If you examine the XML representation closely, you'll see things like the list of acceptable MIME types:
<queryMimeAccept>*/*</queryMimeAccept>
This says that any type is acceptable. You'll also see the passed in query string:
<queryKWQString>donutsEaten > 5 AND RETURN = episodeNumber</queryKWQString>
Regardless of whether you passed true or false in the parseQuery parameter, the XMLQuery always saves the original query string. For unparsed queries, this is how the string is packaged on its way to a product server. For parsed queries, product servers will use the boolean stacks. (Since this was a parsed query, you'll also see the boolean stacks in XML format if you look closely. They're there.)
Alert readers will have noticed that the results of a query have a place in XMLQuery objects. This actually applies to product queries only. After sending an XMLQuery to a product server, the query object comes back adorned with zero or more matching results. You then access the XMLquery object methods to retrieve those results.
The following class diagram demonstrates the relationship (again, the diagram is outdated; "jpl.eda.xmquery" should read "org.apache.oodt.xmlquery"):
As you can see, a single query has a single org.apache.oodt.xmlquery.QueryResult, which contains a java.util.List of org.apache.oodt.xmlquery.Result objects. Result objects may have zero or more Headers, and Result objects may actually be LargeResult objects.

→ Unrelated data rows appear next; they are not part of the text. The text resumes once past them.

extern "C" int crnn_model_destroy(crnn_model* m) {
  if (!m) return CRNN_OK;
  x3_destroy(m);
  if (m->wblock) cudaFree(m->wblock);
  if (m->wblock_bwd) cudaFree(m->wblock_bwd);
  if (m->d_peers) cudaFree(m->d_peers);
  for (auto e : m->prof_events) cudaEventDestroy(e);
  for (auto e : m->prof_events_bwd) cudaEventDestroy(e);
  for (auto e : m->chunk_events) cudaEventDestroy(e);
  delete m;
  return CRNN_OK;
}
extern "C" int crnn_num_tensors(const crnn_model* m) { return m ? (int)m->tensors.size() : 0; }
extern "C" int64_t crnn_param_count(const crnn_model* m) { return m ? m->total : 0; }
extern "C" int crnn_param_info(const crnn_model* m, int index, const char** tf_name, int64_t* offset, int64_t shape[4],
                               int* ndim) {
  if (!m || index < 0 || index >= (int)m->tensors.size()) return crnn_fail(CRNN_INVALID_VALUE, "param_info: bad index");
  const TensorInfo& t = m->tensors[index];
  if (tf_name) *tf_name = t.name.c_str();
  if (offset) *offset = t.offset;
  if (shape) for (int k = 0; k < 4; ++k) shape[k] = t.shape[k];
  if (ndim) *ndim = t.ndim;
  return CRNN_OK;
}
extern "C" int crnn_model_bind(crnn_model* m, float* params, float* grads, float* adam_m, float* adam_v) {
// ... 205 lines not shown
      workers_.emplace_back([this, id] { run(id); });
      workers_.back().detach();
    }
  }
  void run(int id) {
    uint64_t seen = 0;
    for (;;) {
      uint8_t* d; const uint8_t* s; size_t n, share;
      {
        std::unique_lock<std::mutex> lk(mu_);
        cv_.wait(lk, [&] { return gen_ != seen; });
        seen = gen_;
        if (id >= active_) continue;
        d = dst_; s = src_; n = bytes_; share = share_;
      }
      const size_t b = (size_t)id * share;
      if (b < n) memcpy(d + b, s + b, (b + share <= n) ? share : n - b);
      {
        std::lock_guard<std::mutex> lk(mu_);
        if (--pending_ == 0) done_.notify_one();
      }
    }
  }
  std::mutex mu_, call_mu_;
  std::condition_variable cv_, done_;
  std::vector<std::thread> workers_;
  uint8_t* dst_ = nullptr; const uint8_t* src_ = nullptr;
  size_t bytes_ = 0, share_ = 0;
  int active_ = 0, pending_ = 0;
  uint64_t gen_ = 0;
};
}

static int forward_impl(crnn_model* m, const float* data, const float* host_data, const int* time_step_len, int N, int W,
                        float* logits_out, void* workspace, size_t workspace_bytes, int chunks, cudaStream_t st, cudaStream_t copy_st,
                        const float* pageable_src = nullptr, int host_threads = 1) {
  if (!m || !data || !time_step_len || !logits_out || !workspace) return crnn_fail(CRNN_INVALID_VALUE, "forward: null pointer");
  if (!m->params) return crnn_fail(CRNN_NOT_BOUND, "forward: call crnn_model_bind first");
  if (N <= 0 || W < 8 || (W % 4) != 0) return crnn_fail(CRNN_INVALID_VALUE, "forward: need N>0, W>=8, W%%4==0");
  size_t need = 0;
  CRNN_TRY(crnn_model_workspace_size(m, N, W, m->training ? 1 : 0, &need));
  if (workspace_bytes < need) return crnn_fail(CRNN_WORKSPACE_TOO_SMALL, "forward: workspace %zu < %zu", workspace_bytes, need);
  if ((reinterpret_cast<uintptr_t>(workspace) & 1023) != 0) return crnn_fail(CRNN_INVALID_VALUE, "forward: workspace must be 1024-byte aligned");
  if (m->cfg.compute_dtype >= 2) {
    if (host_data != nullptr) {
      if (pageable_src != nullptr) CopyPool::get().copy(const_cast<float*>(host_data), pageable_src, (size_t)N * W * 32 * sizeof(float), host_threads);
      CUDA_TRY(cudaMemcpyAsync(const_cast<float*>(data), host_data, (size_t)N * W * 32 * sizeof(float), cudaMemcpyHostToDevice, st));
    }
    return x3_forward(m, data, time_step_len, N, W, logits_out, workspace, workspace_bytes, st);
  }
  if (m->dirty) CRNN_TRY(prepare_weights(m, st));
  Plan& pl = m->plan;
  CRNN_TRY(ensure_plan(m, N, W, workspace, st));
  const int H1 = pl.H1, H2 = pl.H2, T = pl.T, sms = m->num_sms;
  cudaEvent_t* ev = nullptr;
  if (m->prof_on && m->prof_used < m->prof_slots) ev = &m->prof_events[(size_t)(m->prof_used++) * (kNumStages + 1)];
  int evi = 0;
#define STAGE_MARK() do { if (ev) CUDA_TRY(cudaEventRecord(ev[evi++], st)); } while (0)
  STAGE_MARK();

  const int sb3 = (H2 + 3) / 4;
  const int sb2 = (H1 + 1) / 2;
  if (chunks < 1) chunks = 1;
  if (chunks > kMaxChunks) chunks = kMaxChunks;
  int nc = (N + chunks - 1) / chunks;
  if (chunks > 1 && ((nc * sb3) % 8 != 0 || (nc * sb2) % 8 != 0)) { chunks = 1; nc = N; }
// ... 22 lines not shown
      CUDA_TRY(cudaEventRecord(m->chunk_events[c], copy_st));
    }
    if (host_data != nullptr) CUDA_TRY(cudaStreamWaitEvent(st, m->chunk_events[c], 0));
    {
      const size_t o1 = (size_t)n0 * H1 * 16 * 64;
      if (m->conv1_tc)
        CRNN_TRY(launch_conv1_tc(pl.tO_c1, data + (size_t)n0 * W * 32, m->P("conv1/weights"), m->P("conv1/biases"), n0,
                                 pl.train ? pl.am1 + o1 : nullptr, cn, W, sms, st));
      else
        CRNN_TRY(launch_conv1_pool(data + (size_t)n0 * W * 32, m->P("conv1/weights"), m->P("conv1/biases"), pl.a1 + o1,
                                   pl.train ? pl.am1 + o1 : nullptr, cn, W, sms, st));
    }
    if (mark) STAGE_MARK();
    if (m->conv2_swap) {
      convsw::Params p;
      p.Nimg = cn; p.img0 = n0; p.H = H1; p.tiles_per_img = (H1 + 15) / 16; p.bias = m->P("conv2/biases"); p.out = pl.a2;
      p.argmax = pl.train ? pl.am2 : nullptr;
      if (pl.train) CRNN_TRY(launch_conv2_swap<true>(pl.tA_c2s, m->tB_c2, pl.tO_c2s, p, sms, st));
      else CRNN_TRY(launch_conv2_swap<false>(pl.tA_c2s, m->tB_c2, pl.tO_c2s, p, sms, st));
    } else {
      gemm::Params p = conv_params(N, H1, 16, 64, 128, 128, m->P("conv2/biases"), pl.a2, pl.mg2);
      if (chunks > 1) { p.m_tile0 = n0 * sb2 / 4; p.num_m_tiles = cn * sb2 / 4; }
      if (pl.train) {
        p.argmax = pl.am2;
        CRNN_TRY((launch_gemm<128, gemm::A_CONV3, gemm::EPI_RELU_POOL22_T, 6>(pl.tA_c2, m->tB_c2, p, sms, st)));
      } else {
        CRNN_TRY((launch_gemm<128, gemm::A_CONV3, gemm::EPI_RELU_POOL22, 6>(pl.tA_c2, m->tB_c2, p, sms, st)));
      }
    }
    if (mark) STAGE_MARK();
    {
      gemm::Params p = conv_params(N, H2, 8, 128, 256, 256, m->P("conv3_1/biases"), pl.a3, pl.mg3);
      if (chunks > 1) { p.m_tile0 = n0 * sb3 / 4; p.num_m_tiles = cn * sb3 / 4; }
      CRNN_TRY((launch_gemm<256, gemm::A_CONV3, gemm::EPI_RELU, 4>(pl.tA_c31, m->tB_c31, p, sms, st, &pl.tA_c32)));
    }
    if (mark) STAGE_MARK();
    {
      gemm::Params p = conv_params(N, H2, 8, 256, 256, 256, m->P("conv3_2/biases"), pl.a3p, pl.mg3);
      if (chunks > 1) { p.m_tile0 = n0 * sb3 / 4; p.num_m_tiles = cn * sb3 / 4; }
      if (pl.train) {
        p.argmax = pl.am3;
        CRNN_TRY((launch_gemm<256, gemm::A_CONV3, gemm::EPI_RELU_POOL12_T, 4>(pl.tA_c32, m->tB_c32, p, sms, st)));
      } else {
        CRNN_TRY((launch_gemm<256, gemm::A_CONV3, gemm::EPI_RELU_POOL12, 4>(pl.tA_c32, m->tB_c32, p, sms, st, &pl.tO_c32)));
      }
    }
    if (mark) STAGE_MARK();
  }
  if (chunks > 1) for (int i = 0; i < 4; ++i) STAGE_MARK();
  CUDA_TRY(cudaMemsetAsync(pl.stats, 0, 2 * 2 * 512 * sizeof(double), st));
  const double bn_count = (double)N * H2 * 4;
  {
    gemm::Params p = conv_params(N, H2, 4, 256, 512, 256, m->P("conv4_1/biases"), pl.a4a_pre, pl.mg4);
    p.stats = pl.stats;
    CRNN_TRY((launch_gemm<256, gemm::A_CONV3, gemm::EPI_STATS, 4>(pl.tA_c41, m->tB_c41, p, sms, st, &pl.tO_c41)));
    STAGE_MARK();
    float* bn = pl.bn;
    if (m->dp_world > 1)
      CRNN_TRY(dp_allreduce_bn_finalize(m, pl.stats, bn_count * m->dp_world, m->P("conv4_1/conv4_1/gamma"), m->P("conv4_1/conv4_1/beta"),
                                        m->cfg.bn_eps, bn, st));
    else
    CRNN_TRY(launch_bn_finalize(pl.stats, bn_count, m->P("conv4_1/conv4_1/gamma"), m->P("conv4_1/conv4_1/beta"),
                                m->cfg.bn_eps, bn, bn + 512, bn + 1024, bn + 1536, 512, st));
    CRNN_TRY(launch_bn_apply_relu(pl.a4a_pre, pl.a4a, bn, bn + 512, (size_t)N * H2 * 4, 512, st));
  }
  STAGE_MARK();
  {
    gemm::Params p = conv_params(N, H2, 4, 512, 512, 256, m->P("conv4_2/biases"), pl.a4b_pre, pl.mg4);
    p.stats = pl.stats + 1024;
    CRNN_TRY((launch_gemm<256, gemm::A_CONV3, gemm::EPI_STATS, 4>(pl.tA_c42, m->tB_c42, p, sms, st, &pl.tO_c42)));
    STAGE_MARK();
    float* bn = pl.bn + 2048;
    if (m->dp_world > 1)
      CRNN_TRY(dp_allreduce_bn_finalize(m, pl.stats + 1024, bn_count * m->dp_world, m->P("conv4_2/conv4_2/gamma"),
                                        m->P("conv4_2/conv4_2/beta"), m->cfg.bn_eps, bn, st));
    else
    CRNN_TRY(launch_bn_finalize(pl.stats + 1024, bn_count, m->P("conv4_2/conv4_2/gamma"), m->P("conv4_2/conv4_2/beta"),
                                m->cfg.bn_eps, bn, bn + 512, bn + 1024, bn + 1536, 512, st));
    CRNN_TRY(launch_bn_apply_relu_pool12(pl.a4b_pre, pl.a4b, bn, bn + 512, (size_t)N * H2 * 2, 512, st));
  }
  STAGE_MARK();
  {
    gemm::Params p;
    memset(&p, 0, sizeof(p));
    p.M = N * H2;
    p.num_m_tiles = (p.M + 127) / 128; p.num_n_tiles = 2; p.num_k_blocks = 32; p.kb_per_shift = 16; p.row_shift_mul = 1;
    p.Nc = 512; p.bias = m->P("conv5/biases"); p.out = pl.a5; p.ldo = 512;
    CRNN_TRY((launch_gemm<256, gemm::A_PLAIN, gemm::EPI_BIAS_BF16, 4>(pl.tA_c5, m->tB_c5, p, sms, st, &pl.tA_x)));
  }
  STAGE_MARK();
  {
    gemm::Params p;
    memset(&p, 0, sizeof(p));
    p.M = N * H2;
    p.num_m_tiles = (p.M + 127) / 128; p.num_n_tiles = 8; p.num_k_blocks = 8; p.kb_per_shift = 8;
    p.Nc = 2048; p.bias = m->xbias; p.out = pl.xproj; p.ldo = 2048;
    p.H = H2; p.T = T; p.seq_len = time_step_len;
    if (m->lstm_upc == 32) CRNN_TRY((launch_gemm<256, gemm::A_PLAIN, gemm::EPI_XPROJ, 4>(pl.tA_x, m->tB_x, p, sms, st, &pl.tO_x)));
    else CRNN_TRY((launch_gemm<256, gemm::A_PLAIN, gemm::EPI_BIAS_BF16, 4>(pl.tA_x, m->tB_x, p, sms, st, &pl.tO_x)));
  }
  STAGE_MARK();
  if (m->lstm_upc == 32) {
    constexpr int CS = 8;
    lstm::Params lp;
    lp.xproj = pl.xproj; lp.h_state = pl.h_state; lp.lstm_out = pl.lstm_out; lp.seq_len = time_step_len;
    lp.Nimg = N; lp.Npad = pl.Npad; lp.H = H2; lp.T = T; lp.tiles_per_dir = pl.Npad / 128;
    lp.gates = pl.train ? pl.gates : nullptr; lp.csave = pl.train ? pl.csave : nullptr;
    static long long* d_trace = nullptr;
    const bool want_trace = getenv("CRNN_LSTM_TRACE") != nullptr;
    if (want_trace && d_trace == nullptr) CUDA_TRY(cudaMalloc(&d_trace, 2 * 4 * 16 * sizeof(long long)));
    if (want_trace) CUDA_TRY(cudaMemsetAsync(d_trace, 0, 2 * 4 * 16 * sizeof(long long), st));
    lp.trace = want_trace ? d_trace : nullptr;
    lp.swap_ls = getenv("CRNN_LSTM_SWAPLS") != nullptr;
    auto kern = lstm::lstm_persistent_kernel<CS>;
    auto kern_mc = lstm::lstm_mc_kernel<CS, 0, 8>;
    auto kern_ds = lstm::lstm_mc_kernel<CS, 1, 8>;
    auto kern_ms = lstm::lstm_mc_kernel<CS, 2, 8>;
    auto kern_gx = lstm::lstm_mc_kernel<CS, 3, 8>;
    static bool attr = false;
    if (!attr) {
      CUDA_TRY(cudaFuncSetAttribute(kern, cudaFuncAttributeMaxDynamicSharedMemorySize, lstm::Cfg<CS>::SMEM_BYTES));
      CUDA_TRY(cudaFuncSetAttribute(kern_mc, cudaFuncAttributeMaxDynamicSharedMemorySize, lstm::CfgMc<CS>::SMEM_BYTES));
      CUDA_TRY(cudaFuncSetAttribute(kern_ds, cudaFuncAttributeMaxDynamicSharedMemorySize, lstm::CfgMc<CS>::SMEM_BYTES));
      CUDA_TRY(cudaFuncSetAttribute(kern_ms, cudaFuncAttributeMaxDynamicSharedMemorySize, lstm::CfgMc<CS>::SMEM_BYTES));
      CUDA_TRY(cudaFuncSetAttribute(kern_gx, cudaFuncAttributeMaxDynamicSharedMemorySize, lstm::CfgMc<CS>::SMEM_BYTES));
      attr = true;
    }
    cudaLaunchConfig_t cfg;
    memset(&cfg, 0, sizeof(cfg));
    cfg.gridDim = dim3(CS * 2 * lp.tiles_per_dir);
    cfg.blockDim = dim3(m->lstm_mc ? lstm::McThreads<8>::ALL : lstm::NUM_THREADS);
    cfg.dynamicSmemBytes = m->lstm_mc ? lstm::CfgMc<CS>::SMEM_BYTES : lstm::Cfg<CS>::SMEM_BYTES;
// ... 115 lines not shown
}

To retrieve the list of Result objects, call the XMLQuery's getResults method, which returns the java.util.List directly.
Each result also includes
The headers of a result are optional. They're used for tabular style results to indicate column headings. Each Header object captures three strings, a name, a data type, and units.
For example, suppose you retrieved a product that was a table of temperatures at various locations on the Earth. There might be three headers in the headers list:
List Index | Header | ||
---|---|---|---|
Name | Data Type | Units | |
0 | latitude | float | degrees |
1 | longitude | float | degrees |
2 | temperatuer | float | kelvins |
Suppose the product you get back as a picture of a tissue specimen. In this case, there would be no headers.
To retrieve the actual data comprising your product, call the Result object's getInputStream method. This returns a standard java.io.InputStream that lets you access the data. How you interpret that data, though, depends on the MIME type of the product, which you can get by calling the Result's getMIMEType method.
For example, if the MIME type was text/plain, then the byte stream would be a sequence of Unicode characters. If it were image/jpeg, then the bytes would be image data in JPEG/JFIF format.
In this tutorial, we learned about the structure of the standard query component in OODT, the XMLQuery. We saw the query language that XMLQuery supports and how it generates postfix boolean expression stacks. You can also encode any query expression by using a special constructor argument that tells XMLQuery to not parse the query string. We also execute the XMLQuery class directly. Finally, we saw how product data is embedded in the XMLQuery and how to deal with such results.
As a client of the OODT framework, you can now create XMLQuery objects to query product servers from within your Java applications. As a server in the framework, you know how to deal with incoming query objects.